Com um sorriso forçado, ela olhou para Alex e bocejou, tentando parecer a mesma de sempre.

— Como você consegue ter energia até de manhã? Eu mal consigo ter vontade de levantar da cama.

— Eu perguntei a mesma coisa pra ela. — Athert, que estava sentando no pé da cama, olhou para ela por cima do ombro. — Mas você realmente dorme muito.

— Ah… calem a boca! — Ela disse, pegando o travesseiro em que deitara e afundando o rosto na maciez torpe do paraíso dos cordeiros, do qual foi rapidamente banida pelas mãos fortes da ferreira, que puxou-o para baixo pela fronha. Nessa hora, Emma portava uma expressão de raiva um tanto infantil.

— Você não pode dormir de novo, nós temos que conversar com o Gileon sobre a missão que ele nos deu ontem. — Alex afirmou, dando um sorriso caloroso para tentar conquistar o interesse da garota.

— Se fosse algo tão importante ele teria nos falado ontem de noite antes de encher a cara com o Athert naquele bar.

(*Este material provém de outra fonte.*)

# gchhablani/multilingual-image-captioning

Hardware: AMD Instinct MI355X
Metric: train images/sec, ViT-B/32+mBART-50 (bf16 train step, batch 64/GPU, 224x224, seq_len 64) (higher is better)
Workload: dtype bf16

## Files before the change

### include/mic_hip.h

```cpp
#ifndef MIC_HIP_H
#define MIC_HIP_H
#include <stdint.h>
#ifdef __cplusplus
extern "C" {
#endif

#define MIC_OK 0
#define MIC_EINVAL (-1)
#define MIC_ELAUNCH (-2)

#define MIC_BF16 0
#define MIC_F32 1
#define MIC_FP8 2
#define MIC_E4M3 0
#define MIC_E5M2 1

#define MIC_ACT_NONE 0
#define MIC_ACT_GELU_ERF 1
#define MIC_ACT_GELU_TANH 2
#define MIC_ACT_QUICK_GELU 3

int mic_version(void);
const char* mic_last_error(void);

// ... 125 lines not shown
int mic_ce_rows_tiles(int dtype, int rows, int V, const void* logits, int ld, const float* rowstat, int stat_ld,
                      const int32_t* labels, float* row_lse, float* row_loss, void* stream);
int mic_ce_reduce(int rows, const float* row_loss, const int32_t* mask, float* loss_out, float* denom_out,
                  void* stream);
int mic_ce_bwd(int dtype, int rows, int V, int Vpad, void* logits, int ld, const int32_t* labels,
               const int32_t* mask, float label_smoothing, const float* row_lse, const float* denom,
               float loss_scale, void* stream);
int mic_ce_bwd_q8(int rows, int V, int Vpad, const void* logits, int ld, const int32_t* labels, const int32_t* mask,
                  float label_smoothing, const float* row_lse, const float* denom, float loss_scale, const mic_fp8_out* q8,
                  float* colsum, float* label_coef, void* stream);
int mic_head_label_terms(int rows, int width, const int32_t* labels, const float* coef, const void* E, int lde, const void* h, int ldh,
                         float* dx_slab, int ldx, float* dE, int ldde, void* stream);
int mic_ce_bwd_t(int rows, int V, int Vpad, void* logits, int ld, const int32_t* labels, const int32_t* mask, float label_smoothing,
                 const float* row_lse, const float* denom, float loss_scale, void* dlogits_t, int ld_t, int rows_pad, float* colsum,
                 void* stream);
int mic_transpose_bf16(int rows, int rows_pad, int cols, const void* src, int ld_src, void* dst, int ld_dst, void* stream);

int mic_colsum(int dtype, int rows, int cols, const void* x, int ld, float* out, int accumulate, void* stream);
typedef struct { const void* x; float* out; int rows, cols, ld; } mic_colsum_item;
int mic_colsum_grouped(int dtype, const mic_colsum_item* items, int count, void* stream);
typedef struct { const void* x; float* out; const float* scale_inv; int rows, cols, ld, fmt; } mic_colsum_q8_item;
int mic_colsum_q8_grouped(const mic_colsum_q8_item* items, int count, void* stream);
int mic_dropout_mask(uint8_t* out, int64_t n, float p, uint32_t seed, void* stream);
int mic_cast(int src_dtype, int dst_dtype, const void* src, void* dst, int64_t n, void* stream);
int mic_zero(void* p, int64_t bytes, void* stream);
int mic_stream_create_cu_masked(int first_cu, int n_cus, void** stream);
int mic_stream_destroy(void* stream);
int mic_comm_emulate(const void* src, void* dst, int64_t bytes, float micros, int blocks, void* stream);
int mic_copy_rows(int dtype, int n, int width, const void* src, int ld_src, const int32_t* src_idx, void* dst, int ld_dst,
                  const int32_t* dst_idx, void* stream);
// ... 54 lines not shown
```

— Você vai falar do bar para sempre, não vai?

— Com certeza.

Antes que qualquer outra palavra pudesse ser dita, a grande porta ornamentada do quarto se abriu, revelando metade do corpo de Damian, que se esgueirou pela estrutura até se apoiar com uma das mãos na maçaneta e a outra na madeira de lei.

— Não quero bancar o chato, mas o Senhor Gilbert está esperando. Se puderem se apressar, eu e ele agradeceríamos. — Saiu do quarto logo depois, batendo a porta atrás dele.

Sabendo que não podia enrolar e que a responsabilidade chamava, Emma suspirou e afastou Alex da cama para que pudesse se levantar de vez.

— Se você puder sair, Athert, eu ficaria agradecida. — Apesar de pedir, sua voz continha um tom autoritário, e a expressão em seu rosto enfatizava ainda mais o que ela queria dizer.

— A-Ah! Claro, o que eu estava pensando? — disse, saindo do quarto apressadamente para esconder as suas bochechas carmesim.

Do lado de fora, ele encontrou Damian encostado em uma parede não muito distante da porta. O mordomo lançou-lhe um olhar rápido e indiferente, logo voltando a sua atenção para o nada. De certa forma, o sacerdote se irritou com a atitude do assistente de Gileon, resolvendo conversar com ele por uma intuição que surgiu naquele instante.

O desertor caminhou até perto do empregado até ficar ao seu lado, encostando-se na parede quase que da mesma forma que ele.

— Você costuma ser assim sempre?

— Assim como?

— Neutro, parece que não quer se apegar à nada.

— Guardar emoções para coisas que não vão ficar comigo é como deixar algum doce fora da geladeira em um dia de sol. Você nutre esperanças de que aquele sabor açucarado vai permanecer, mas o fim é sempre amargo e cheio de angústia.

— Então por que se apega ao Gileon? Você não tem certeza se ele vai estar com você para sempre.

Nesse momento, Damian suspirou, evidenciando sua frustração, mas sua intenção não era deixar o questionamento do rapaz sem uma resposta. Isso não era do seu feitio.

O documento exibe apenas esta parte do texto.